Today a Saviour is born. 2:1-7


Luke offsets the story of John's birth with the birth of Jesus. The gospel story begins with the birth of the one who will announce the coming of the Messiah, and then moves to the birth of the Messiah himself. In the birth of Jesus, we find the moment of messianic fulfillment, the moment when God's eternal plan comes to fruition.

The passage

v1. Luke plays the part of the historian and dates the birth of Jesus. Jesus was born during the reign of the first Roman emperor, Augustus - 27BC to 14AD. Augustus unified the empire, extending the power of government, and this included the implementation of an imperial census. The registration was most likely initiated by Herod the Great around 6BC while Palestine was still a vassal kingdom under Roman authority.

v2. Luke distinguishes this registration from the census initiated by Quirinius in 6AD while he was the governor of Syria. The NIV translation implies that the census referred to in v1 took place "while" he was governor, rather than "before".

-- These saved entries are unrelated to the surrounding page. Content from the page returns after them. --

static int check_hyper(const siggan_hyper* hp) {
    if (!hp) return fail(SIGGAN_E_INVALID, "null hyper-parameters");
    if (!(hp->lr >= 0.0) || !(hp->beta1 >= 0.0 && hp->beta1 < 1.0) || !(hp->beta2 >= 0.0 && hp->beta2 < 1.0) || !(hp->eps >= 0.0))
        return fail(SIGGAN_E_INVALID, "invalid Adam hyper-parameters");
    return SIGGAN_OK;
}

static const float SN_EPS = 1e-12f;

static void phase_d_grads_sn(const siggan_ctx* c, Lanes& L, const PhaseKey& k, PhaseResult& r) {
    const int B = k.B;
    const bool drop = c->cfg.dropout > 0.f;
    repack(c, L, L.m, L.m, k.g_dirty != 0, false);
    if (k.pre_real)
        L.note(hipMemcpyAsync(c->real_stage, k.staged_src, (size_t)B * c->S * c->S * sizeof(float), hipMemcpyDeviceToDevice, L.m));
    if (drop) make_noise(c, k.has_masks ? c->mask_stage : nullptr, B, 0, 2, L.m);
    const float* fake = c->img;
    if (k.variant == SIGGAN_STEP_ABLATION) {
        r.ga_last_B = g_forward_pass(c, k.has_zg ? c->z_g : nullptr, B, true, c->img_g, L.m, nullptr, nullptr, 2, c->z_g);
        L.record(c->ev_gfwd, L.m);
        fake = c->img_g;
    } else {
        r.ga_last_B = g_forward_pass(c, k.has_z ? c->z : nullptr, B, false, c->img, L.m, nullptr, nullptr, 1, c->z);
    }
    launch_sn_sigma(c->snt, 1, 0, SN_EPS, L.m);
    repack(c, L, L.m, L.m, false, true, 0);
    r.lP[0] = d_forward_rows(c, c->real_stage, 0, B, drop, L.m, c->slab_k);
    launch_sn_sigma(c->snt, 1, 1, SN_EPS, L.m);
    repack(c, L, L.m, L.m, false, true, 1);
    r.lP[1] = d_forward_rows(c, fake, B, B, drop, L.m, c->slab_k);
    launch_bce(c->logits, 2 * B, B, k.ls, 0.f, c->probs, c->dlogit, k.mt, 0, L.m, c->gscale);
    d_backward_pass(c, L, fake, B, fake, B, drop, true, false, BceSpec{B, 0.f, 0.f, nullptr, 0}, r.lP[1], B, c->sn_g[1]);
    repack(c, L, L.m, L.m, false, true, 0);
    d_backward_pass(c, L, c->real_stage, B, c->real_stage, B, drop, true, false, BceSpec{B, k.ls, k.ls, nullptr, 0}, r.lP[0], 0, c->sn_g[0]);
    SnTable t = c->snt;
    t.slot[0] = 0; t.slot[1] = 1;
    launch_sn_combine(t, c->sn_g[0], c->sn_g[1], c->st.d_grads, c->d_total, 2, L.m);
}

static void phase_d_grads(const siggan_ctx* c, Lanes& L, const PhaseKey& k, PhaseResult& r) {
    r.early_ar = 0;
    if (c->sn) return phase_d_grads_sn(c, L, k, r);
    const int B = k.B;
    const bool drop = c->cfg.dropout > 0.f;
    const bool nolane = k.pre_real == 2 && !k.d_dirty && (!drop || k.dreal_noise2);
    const float* xreal = c->real_stage;
    int P_real = k.lP0;
    if (nolane) {
        repack(c, L, L.m, L.m, k.g_dirty != 0, false);
        xreal = k.staged_src;
    } else {
    L.fork(L.a);
    repack(c, L, L.m, L.a, k.g_dirty != 0, k.d_dirty != 0);
    if (k.pre_real)
        L.note(hipMemcpyAsync(c->real_stage, k.staged_src, (size_t)B * c->S * c->S * sizeof(float), hipMemcpyDeviceToDevice, L.a));
    if (drop && !(k.pre_real == 2 && k.dreal_noise2))
        make_noise(c, k.has_masks ? c->mask_stage : nullptr, B, k.pre_real == 2 ? 1 : 0, 2, L.a);
    if (k.pre_real != 2) r.lP[0] = P_real = d_forward_rows(c, c->real_stage, 0, B, drop, L.a, c->slab_k2, true);
// ... 157 lines not shown

static int enqueue_phase(siggan_ctx* c, const PhaseKey& k, hipStream_t u, PhaseResult& r) {
    if (c->refused) return lane_check(c);
    const bool overlap = (c->mode & SIGGAN_MODE_OVERLAP) != 0;
    const bool graph = (c->mode & SIGGAN_MODE_GRAPH) != 0 && g_prof == nullptr;
    if (graph && c->comm && k.phase >= 2) return fail(SIGGAN_E_STATE, "SIGGAN_MODE_GRAPH is not available with a communicator");
    if (graph && c->sn) return fail(SIGGAN_E_STATE, "SIGGAN_MODE_GRAPH is not available with spectral normalisation");
    if (!graph) {
        const bool ext = overlap && g_prof == nullptr;
        Lanes L(c, u, overlap ? c->s_a : u, overlap ? c->s_b : u, ext);
        r = run_phase_body(c, L, k);
        LAUNCHCHK();
        return lane_check(c);
    }
    hipGraphExec_t exec = nullptr;
    for (auto& e : c->graphs)
        if (e.key == k) { exec = e.exec; r = e.res; break; }
    if (!exec) {
        Lanes L(c, c->s_m, overlap ? c->s_a : c->s_m, overlap ? c->s_b : c->s_m, false);
        hipGraph_t g = nullptr;
        HIPCHK(hipStreamBeginCapture(c->s_m, hipStreamCaptureModeRelaxed));
        r = run_phase_body(c, L, k);
        hipError_t e1 = hipStreamEndCapture(c->s_m, &g);
        if (e1 != hipSuccess || !g) return fail(SIGGAN_E_HIP, "stream capture failed: %s", hipGetErrorString(e1));
        if (c->refused) { (void)hipGraphDestroy(g); return lane_check(c); }
        hipError_t e2 = hipGraphInstantiate(&exec, g, nullptr, nullptr, 0);
        (void)hipGraphDestroy(g);
        if (e2 != hipSuccess) return fail(SIGGAN_E_HIP, "hipGraphInstantiate: %s", hipGetErrorString(e2));
        if (c->graphs.size() >= 64) { (void)hipGraphExecDestroy(c->graphs.front().exec); c->graphs.erase(c->graphs.begin()); }
        c->graphs.push_back(CachedPhase{k, exec, r});
    }
    hipEvent_t e_in = c->ev_bridge[0], e_out = c->ev_bridge[1];
    HIPCHK(hipEventRecord(e_in, u));
    HIPCHK(hipStreamWaitEvent(c->s_m, e_in, 0));
    HIPCHK(hipGraphLaunch(exec, c->s_m));
    HIPCHK(hipEventRecord(e_out, c->s_m));
    HIPCHK(hipStreamWaitEvent(u, e_out, 0));
    return SIGGAN_OK;
}
static int run_phase(siggan_ctx* c, const PhaseKey& k, hipStream_t u) {
    PhaseResult r;
    const int rc = enqueue_phase(c, k, u, r);
    Carried& cs = c->cs;
    auto put = [](auto& field, int v) { if (v >= 0) field = v; };
    put(cs.early_ar, r.early_ar); put(cs.dreal_joined, r.dreal_joined); put(cs.dreal_noise2, r.dreal_noise2);
    put(cs.gfwd_joined, r.gfwd_joined); put(cs.g_r0, r.g_r0); put(cs.ga_last_B, r.ga_last_B);
    put(cs.lP[0], r.lP[0]); put(cs.lP[1], r.lP[1]);
    return rc;
}

static PhaseKey make_key(siggan_ctx* c, int phase, int B, bool has_z, bool has_masks, const siggan_hyper* hp,
                         float* metrics_dev) {
    PhaseKey k; memset(&k, 0, sizeof k);
    k.phase = phase; k.B = B; k.has_z = has_z; k.has_masks = has_masks;
    k.mt = metrics_dev ? metrics_dev : c->metrics;
    if (phase <= 1) { k.g_dirty = c->g_dirty; k.d_dirty = c->d_dirty; k.ls = hp->label_smoothing; }
    else {
        k.lr = hp->lr; k.beta1 = hp->beta1; k.beta2 = hp->beta2; k.eps = hp->eps;
        k.clip = hp->clip_max_norm > 0.f ? hp->clip_max_norm : 0.f;
        k.gs = hp->grad_scale > 0.f ? hp->grad_scale : 1.0f;
    }
    return k;
}

static int finish_metrics(siggan_ctx* c, float* metrics_dev, float* metrics_host, hipStream_t s) {
    if (metrics_host) {
        HIPCHK(hipMemcpyAsync(metrics_host, metrics_dev ? metrics_dev : c->metrics, SIGGAN_M_COUNT * sizeof(float),
                              hipMemcpyDeviceToHost, s));
        HIPCHK(hipStreamSynchronize(s));
    }
    return SIGGAN_OK;
}

extern "C" int siggan_set_step_variant(siggan_ctx* c, int32_t variant) {
    if (!c) return fail(SIGGAN_E_INVALID, "null context");
    if (variant != SIGGAN_STEP_TRAINER && variant != SIGGAN_STEP_ABLATION) return fail(SIGGAN_E_INVALID, "unknown step variant %d", variant);
    if (c->cs.g_fwd_pending || c->cs.pending) return fail(SIGGAN_E_STATE, "a step is in flight");
    c->variant = variant;
    return SIGGAN_OK;
}

extern "C" int siggan_set_mode(siggan_ctx* c, int32_t mode) {
    if (!c) return fail(SIGGAN_E_INVALID, "null context");
    c->mode = mode;
    return SIGGAN_OK;
}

v3-4. In a Roman census people were not normally forced to return to their place of birth to be registered. Egypt and Palestine seem to have been exceptions. Both Joseph and Mary are from the Bethlehem region and so return together. Jerusalem is normally spoken of as the "city of David", but Bethlehem is the town of David's origin and of messianic fulfilment, Mic.5:2.

v5. The implication is that Mary and Joseph are now married, although Luke describes them as "betrothed" (some manuscripts say "married"). Luke is probably aligning with the Matthean tradition (Matt.1:24-25) that, although Mary and Joseph lived together, they did not consummate the marriage till after the birth of Jesus. The perpetual virginity of Mary is not found in scripture. The term "first-born" in v7 indicates that other children were born to the family. Luke would have used the word "only born" if Jesus were the only child, cf. 7:12.

v6-7. A Palestinian public house would normally supply quarters for the poor, those who were priced out of standard accommodation during the peak season, eg., a census. Such accommodation would likely be adjacent to the stables. For the birth, Mary obviously moved out of the hut into the stable where the new-born Jesus is placed in an animal feeding trough. There is a strong tradition that the stable was a cave, and this is certainly not unknown. Caves make excellent stables. Although the scene is depicted in Christian tradition as one of simple beauty, it is actually a scene of humiliation. The humiliation of Jesus begins in a cave and ends on a cross.

Humbled for a season

A large lump of stuffing seemed to come out of the cushion all by itself. Little fingers love stuffing, in much the same way as they like to peel veneer off furniture. I was sitting on my grandmother's chair. It resided on the front verandah of her home at Sussex Inlet, a holiday hamlet South of Sydney. A wonderful chair it was too. You could actually put your feet into the holes and surround them with white fluffy cotton. It was a chair of unlimited comfort.

Reading was my game, and I was right into Tom Sawyer. Every now and then I would look up from my reading to inspect the action on the river. Beyond the spike-grass I could see the boats gliding by. My grandfather's boat was the fastest on the river, or so he claimed. It was powered by a twin cylinder Chapman, but by then it had seen better days. From my seat I could just see it's blue half cabin bobbing above the spike-grass. A boat of wondrous power, always smelling of bait and seaweed. The day passed slowly as Tom continued to get himself into unbelievable trouble.

My understanding was that the piano was to be tied on the back of a truck. You see it was Christmas Eve. I had spent all day reading and now I was going to help my grandmother with the Progress Association's carols by candlelight. I am not sure how they got the piano up on the truck, or what damage it suffered as we bounced along the dirt roads of the Inlet. Actually, I think the piano was past it anyway.

I was on the back of the second truck. This was an advantage, for I wasn't too close to my grandmother and her friends whose voices were far too shrill for my sensitive young ears. I surmised that it had taken a lifetime of training to perfect those shrill notes, particularly the warbles. The second truck carried the men and boys and evidenced far less enthusiastic singing. The men had other things on their mind.

We ended up at the camping grounds known as el-Alamein. This is were we gained our largest crowd of appreciative onlookers. My sense of importance increased greatly.

The singing was soon done, a bonfire lit, and the partying began. My grandfather had brought some of his homemade brew - large quart bottles with sprung loaded rubber sealed stoppers. I was fascinated by the way he would lose half of the contents when he broke the seal. "It puts hairs on your chest", he would always say. I was of the opinion that it was more likely to burn them off.

The fire burned down and the ambers cooled and we headed for home. Songs about a baby long ago. A family humiliated, their child with nowhere to lay its head, save an animal's feeding trough. The stars were bright, the night was dark and is there room, within my heart, for that child of long ago?